The introduction of the Starling (Sturnus vulgaris) and the House Sparrow (Passer domesticus) into North America was followed by their subsequent rapid spread. Martins and other cavity nesters are forced to compete with these foreign species for nest sites. Purple Martins in particular have faced severe competition, because martins in the eastern United States now nest largely in man-made birdhouses which are usually erected in areas of human habitation. These habitats are also preferred by the House Sparrow and Starling.

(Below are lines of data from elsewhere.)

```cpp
size_t cnrma_sample_workspace_bytes(void);
int cnrma_sample_mask(const int32_t* m_dev, int64_t m_cap, int n_keep, uint32_t seed, const uint32_t* seed_dev,
                      uint8_t* mask, void* workspace, void* stream);
int cnrma_rma_select_records(const int32_t* row_offset, int64_t R, const void* kept, int cap, const int32_t* m_dev,
                             int64_t m_cap, int n_keep, uint32_t seed, const uint32_t* seed_dev, void* sample_ws,
                             int32_t* ray_counts, int32_t* ray_offsets, void* scan_ws, int64_t rec_cap, void* records,
                             int32_t* n_sel, void* stream);
int cnrma_topk_mask_f32(const float* scores, const int32_t* n_dev, int64_t n_cap, int k, uint8_t* mask,
                        void* workspace, void* stream);
int cnrma_topk_indices_f32(const float* scores, const int32_t* n_dev, int64_t n_cap, int k, int64_t* out_idx,
                           void* workspace, void* stream);

int cnrma_rma_depth_count_f32(const float* proj_inv, const float* tsdf, int V, int H, int W, int X, int Y, int Z,
                              float voxel_size, float ox, float oy, float oz, int n_steps, float t_one,
                              int select_grids, int32_t* count, double* wsum, void* stream);

int cnrma_rma_depth_emit_f32(const float* proj_inv, const float* tsdf, const float* feat_nhwc, int V, int C, int H,
                             int W, int X, int Y, int Z, float voxel_size, float ox, float oy, float oz,
                             int n_steps, float t_one, int select_grids, const int32_t* row_offset,
                             const int32_t* sel_index, const float* w_div, float addx, float addy, float addz,
                             float* out_xyz, int xyz_stride, float* out_w, int w_stride, float* out_feat,
                             int feat_stride, int64_t sel_cap, int64_t out_cap, void* stream);

int cnrma_rma_drop_single_sample_views(int32_t* count, double* wsum, int V, int64_t rays_per_view, void* stream);

int cnrma_rma_mean_weight(const double* wsum_total, const int32_t* m_total, float* mean_w, void* stream);

size_t cnrma_scan_workspace_bytes(int64_t n);
int cnrma_exclusive_scan_i32(const int32_t* in, int32_t* out, int64_t n, void* workspace, void* stream);
int cnrma_sum_f64(const double* in, double* out, int64_t n, void* workspace, void* stream);
// ... 258 lines not shown
```

Baseline: 64.60 scenes/s.

## Select sampled rows by inverting the row hash instead of radix-selecting all rows

Adds a key-space selection path for the random row subsampling in RMA. Because the row hash is a bijection, its inverse maps the smallest hash keys straight back to row indices. The new path enumerates only a window slightly larger than the expected key threshold, counts live rows per chunk, ranks them, marks the chosen rows in a bitmap, scans the popcounts and places the records. This avoids the three radix-histogram passes over all ~72M rows and the per-ray count/scan/scatter. A device-side route flag gates the old kernels so they run only when the window holds too few rows, at the cost of extra launches and more code paths.

```diff
diff --git a/cn-rma_amd/csrc/common.h b/cn-rma_amd/csrc/common.h
--- a/cn-rma_amd/csrc/common.h
+++ b/cn-rma_amd/csrc/common.h
@@ -9,6 +9,10 @@
     hipError_t e__ = hipGetLastError();           \
     if (e__ != hipSuccess) return -(int)e__;      \
   } while (0)
+
+#ifdef CNRMA_EXPERIMENTS
+namespace cnrma_exp { int select_tuning(const int* v, int n); }
+#endif
 
 static inline hipStream_t as_stream(void* s) { return reinterpret_cast<hipStream_t>(s); }
 static inline int64_t ceil_div(int64_t a, int64_t b) { return (a + b - 1) / b; }
diff --git a/cn-rma_amd/csrc/sparse.hip b/cn-rma_amd/csrc/sparse.hip
--- a/cn-rma_amd/csrc/sparse.hip
+++ b/cn-rma_amd/csrc/sparse.hip
@@ -3321,8 +3321,10 @@
 extern "C" int cnrma_debug_conv_tuning(const int* v, int n) {
   ConvTune t;
   int* f[] = {&t.shape, &t.splits, &t.pf, &t.ablate, &t.ws, &t.xcd, &t.go, &t.nb};
-  if (n < 0 || n > 8 || (n > 0 && v == nullptr)) return CNRMA_EINVAL;
-  for (int i = 0; i < n; ++i) *f[i] = v[i];
+  if (n < 0 || n > 11 || (n > 0 && v == nullptr)) return CNRMA_EINVAL;
+  const int rc = cnrma_exp::select_tuning(n > 8 ? v + 8 : nullptr, n > 8 ? n - 8 : 0);
+  if (rc != 0) return rc;
+  for (int i = 0; i < n && i < 8; ++i) *f[i] = v[i];
   g_conv_tune = t;
   return 0;
 }
diff --git a/cn-rma_amd/csrc/util.hip b/cn-rma_amd/csrc/util.hip
--- a/cn-rma_amd/csrc/util.hip
+++ b/cn-rma_amd/csrc/util.hip
@@ -36,9 +36,24 @@
 constexpr int SCAN_TILE = SCAN_BLOCK * SCAN_ITEMS;
 constexpr int SCAN_WAVE_ITEMS = 64 * SCAN_ITEMS;
 
+struct BitWord {
+  uint32_t w;
+  __device__ __forceinline__ explicit operator int() const { return __popc(w); }
+};
+template <typename T>
+__device__ __forceinline__ int scan_item(int raw) {
+  if constexpr (__is_same(T, BitWord)) return __popc((uint32_t)raw);
+  else return raw;
+}
+
 template <typename T>
 __device__ __forceinline__ int scan_load(const T* in, int64_t i, int64_t n) {
   return i < n ? (int)in[i] : 0;
+}
+
+constexpr int32_t SCAN_GATE_KEY = 1;
+__device__ __forceinline__ bool scan_gated_off(const int32_t* __restrict__ gate, int want_key) {
+  return gate != nullptr && (gate[0] == SCAN_GATE_KEY) != (want_key != 0);
 }
 
 __device__ __forceinline__ int64_t scan_vec_base(int64_t tile_base, int k) {
@@ -51,7 +66,7 @@
   if (wide) {
     if constexpr (sizeof(T) == 4) {
       const int4 q = *reinterpret_cast<const int4*>(in + i);
-      v[0] = q.x; v[1] = q.y; v[2] = q.z; v[3] = q.w;
+      v[0] = scan_item<T>(q.x); v[1] = scan_item<T>(q.y); v[2] = scan_item<T>(q.z); v[3] = scan_item<T>(q.w);
     } else {
       const uint32_t q = *reinterpret_cast<const uint32_t*>(in + i);
       v[0] = (int)(q & 255u); v[1] = (int)((q >> 8) & 255u); v[2] = (int)((q >> 16) & 255u); v[3] = (int)(q >> 24);
@@ -64,8 +79,10 @@
 
 template <typename T>
 __global__ __launch_bounds__(SCAN_BLOCK) void scan_tile_sums(const T* __restrict__ in, int32_t* __restrict__ tile_sum,
-                                                             int64_t n, int aligned) {
+                                                             int64_t n, int aligned, const int32_t* __restrict__ gate,
+                                                             int want_key) {
   __shared__ int smem[SCAN_BLOCK / 64 + 1];
+  if (scan_gated_off(gate, want_key)) return;
   const int64_t tile_base = (int64_t)blockIdx.x * SCAN_TILE;
   const bool wide = aligned != 0 && tile_base + SCAN_TILE <= n;
   int s = 0;
@@ -80,8 +97,10 @@
   if (threadIdx.x == 0) tile_sum[blockIdx.x] = total;
 }
 
-__global__ __launch_bounds__(1024) void scan_tile_offsets(int32_t* __restrict__ tile_sum, int64_t n_tiles) {
+__global__ __launch_bounds__(1024) void scan_tile_offsets(int32_t* __restrict__ tile_sum, int64_t n_tiles,
+                                                          const int32_t* __restrict__ gate, int want_key) {
   __shared__ int smem[1024 / 64 + 1];
+  if (scan_gated_off(gate, want_key)) return;
   const int64_t per = (n_tiles + 1023) / 1024;
   const int64_t lo = (int64_t)threadIdx.x * per;
   const int64_t hi = lo + per < n_tiles ? lo + per : n_tiles;
@@ -100,9 +119,11 @@
 template <typename T, int MODE, bool OWN_OFFSET>
 __global__ __launch_bounds__(SCAN_BLOCK) void scan_apply(const T* __restrict__ in, const int32_t* __restrict__ tile_off,
                                                          int32_t* __restrict__ out, int32_t* __restrict__ total_out,
-                                                         int64_t n, int64_t n_tiles, int aligned) {
+                                                         int64_t n, int64_t n_tiles, int aligned,
+                                                         const int32_t* __restrict__ gate, int want_key) {
   __shared__ int smem[SCAN_BLOCK / 64 + 1];
   __shared__ int wave_sum[SCAN_BLOCK / 64];
+  if (scan_gated_off(gate, want_key)) return;
   const int64_t tile_base = (int64_t)blockIdx.x * SCAN_TILE;
   const bool wide = aligned != 0 && tile_base + SCAN_TILE <= n;
   const int lane = threadIdx.x & 63, wid = threadIdx.x >> 6;
@@ -161,8 +182,10 @@
 constexpr int SCAN_SINGLE_MAX = 32768;
 template <typename T, int MODE>
 __global__ __launch_bounds__(1024) void scan_single_kernel(const T* __restrict__ in, int32_t* __restrict__ out,
-                                                           int32_t* __restrict__ total_out, int n) {
+                                                           int32_t* __restrict__ total_out, int n,
+                                                           const int32_t* __restrict__ gate, int want_key) {
   __shared__ int smem[1024 / 64 + 1];
+  if (scan_gated_off(gate, want_key)) return;
   const int per = (n + 1023) / 1024;
   const int lo = threadIdx.x * per, hi = min(lo + per, n);
   int s = 0;
@@ -181,24 +204,25 @@
 }
 
 template <typename T, int MODE>
-int run_scan(const T* in, int32_t* out, int32_t* total_out, int64_t n, void* workspace, hipStream_t st) {
+int run_scan(const T* in, int32_t* out, int32_t* total_out, int64_t n, void* workspace, hipStream_t st,
+             const int32_t* gate = nullptr, int want_key = 0) {
   if (n < 0) return CNRMA_EINVAL;
   if (n <= SCAN_SINGLE_MAX) {
-    hipLaunchKernelGGL((scan_single_kernel<T, MODE>), dim3(1), dim3(1024), 0, st, in, out, total_out, (int)n);
+    hipLaunchKernelGGL((scan_single_kernel<T, MODE>), dim3(1), dim3(1024), 0, st, in, out, total_out, (int)n, gate, want_key);
     CNRMA_LAUNCH_CHECK();
     return 0;
   }
   int64_t n_tiles = ceil_div(n > 0 ? n : 1, SCAN_TILE);
   int32_t* tile = reinterpret_cast<int32_t*>(workspace);
   const int aligned = (reinterpret_cast<uintptr_t>(out) & 15) == 0 && (reinterpret_cast<uintptr_t>(in) & (4 * sizeof(T) - 1)) == 0;
-  hipLaunchKernelGGL((scan_tile_sums<T>), dim3((unsigned)n_tiles), dim3(SCAN_BLOCK), 0, st, in, tile, n, aligned);
+  hipLaunchKernelGGL((scan_tile_sums<T>), dim3((unsigned)n_tiles), dim3(SCAN_BLOCK), 0, st, in, tile, n, aligned, gate, want_key);
   if (n_tiles <= SCAN_TILE) {
     hipLaunchKernelGGL((scan_apply<T, MODE, true>), dim3((unsigned)n_tiles), dim3(SCAN_BLOCK), 0, st, in, tile, out, total_out,
-                       n, n_tiles, aligned);
+                       n, n_tiles, aligned, gate, want_key);
   } else {
-    hipLaunchKernelGGL(scan_tile_offsets, dim3(1), dim3(1024), 0, st, tile, n_tiles);
+    hipLaunchKernelGGL(scan_tile_offsets, dim3(1), dim3(1024), 0, st, tile, n_tiles, gate, want_key);
     hipLaunchKernelGGL((scan_apply<T, MODE, false>), dim3((unsigned)n_tiles), dim3(SCAN_BLOCK), 0, st, in, tile, out, total_out,
-                       n, n_tiles, aligned);
+                       n, n_tiles, aligned, gate, want_key);
   }
   CNRMA_LAUNCH_CHECK();
   return 0;
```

The literature has been rather scant regarding martin competition with Starlings and House Sparrows. Most authors (e.g. Deusing 1942, Sprunt in Bent 1942, Bent 1950, Allen and Nice 1952, Olmstead 1955, Gaunt 1959, and Kessel 1959), simply mention that competition occurs but offer little or no assessment of its impact on martin populations. The few studies concerned with interspecific relations (Jackson and Tate 1974, Brown 1977) were conducted in managed or semi-managed martin colonies. That is, owing to human manipulation, martin occupancy was maximized, and Starling and House Sparrow occupancy was minimized. "Manage" here means general upkeep and maintenance of the martin colony, periodic sparrow and Starling nest clean out during the nesting season, cleaning and closing of martin houses when Purple Martins are gone, etc. In addition, where legal and feasible, some people manage their colonies by eliminating sparrows and Starlings [via trapping and shooting]. However, results of studies conducted in managed colonies are biased and do not reflect natural competition between martins and sparrows and Starlings. Evidence suggests that managed colonies may be less numerous than unmanaged ones, and it is important to understand interspecific relations in the colonies where there is no human intervention. Here I present a study of competition between martins and Starlings in unmanaged colonies and an assessment of the impact of Starling competition on Purple Martins.

During 1972-1976, I was involved in a study of Purple Martin breeding biology (Brown 1978a), in which I regularly visited and gathered data at 36 colony-locations in Grayson County, north-central Texas. All of these colonies were either regularly managed or semi-managed. Although I was primarily interested in obtaining information on clutch size and reproductive success in martins, I also recorded population numbers for martins and Starlings at these colonies. House Sparrow impact cannot be fully considered here as it was impossible to get accurate counts of sparrow numbers. Accurate sparrow counts were not possible since (1) many of the proprietors regularly cleaned out House Sparrow nests and (2) House Sparrow were so numerous at most of the colonies that the proprietors could not accurately estimate their numbers nor could I on my brief visits. However, if any Starlings were using their birdhouses the proprietors were aware of it and their population estimates were much more reliable for this not-so-numerous and more conspicuous species. Starling activity also was usually apparent to me on my regular visits, either by there being visible Starlings present or by seeing sparrow and martin nests which had been pulled out of the rooms by Starlings and left hanging off the porches. I feel that I accurately estimated Starling numbers at the colonies. Martin numbers were determined by counting active martin nests.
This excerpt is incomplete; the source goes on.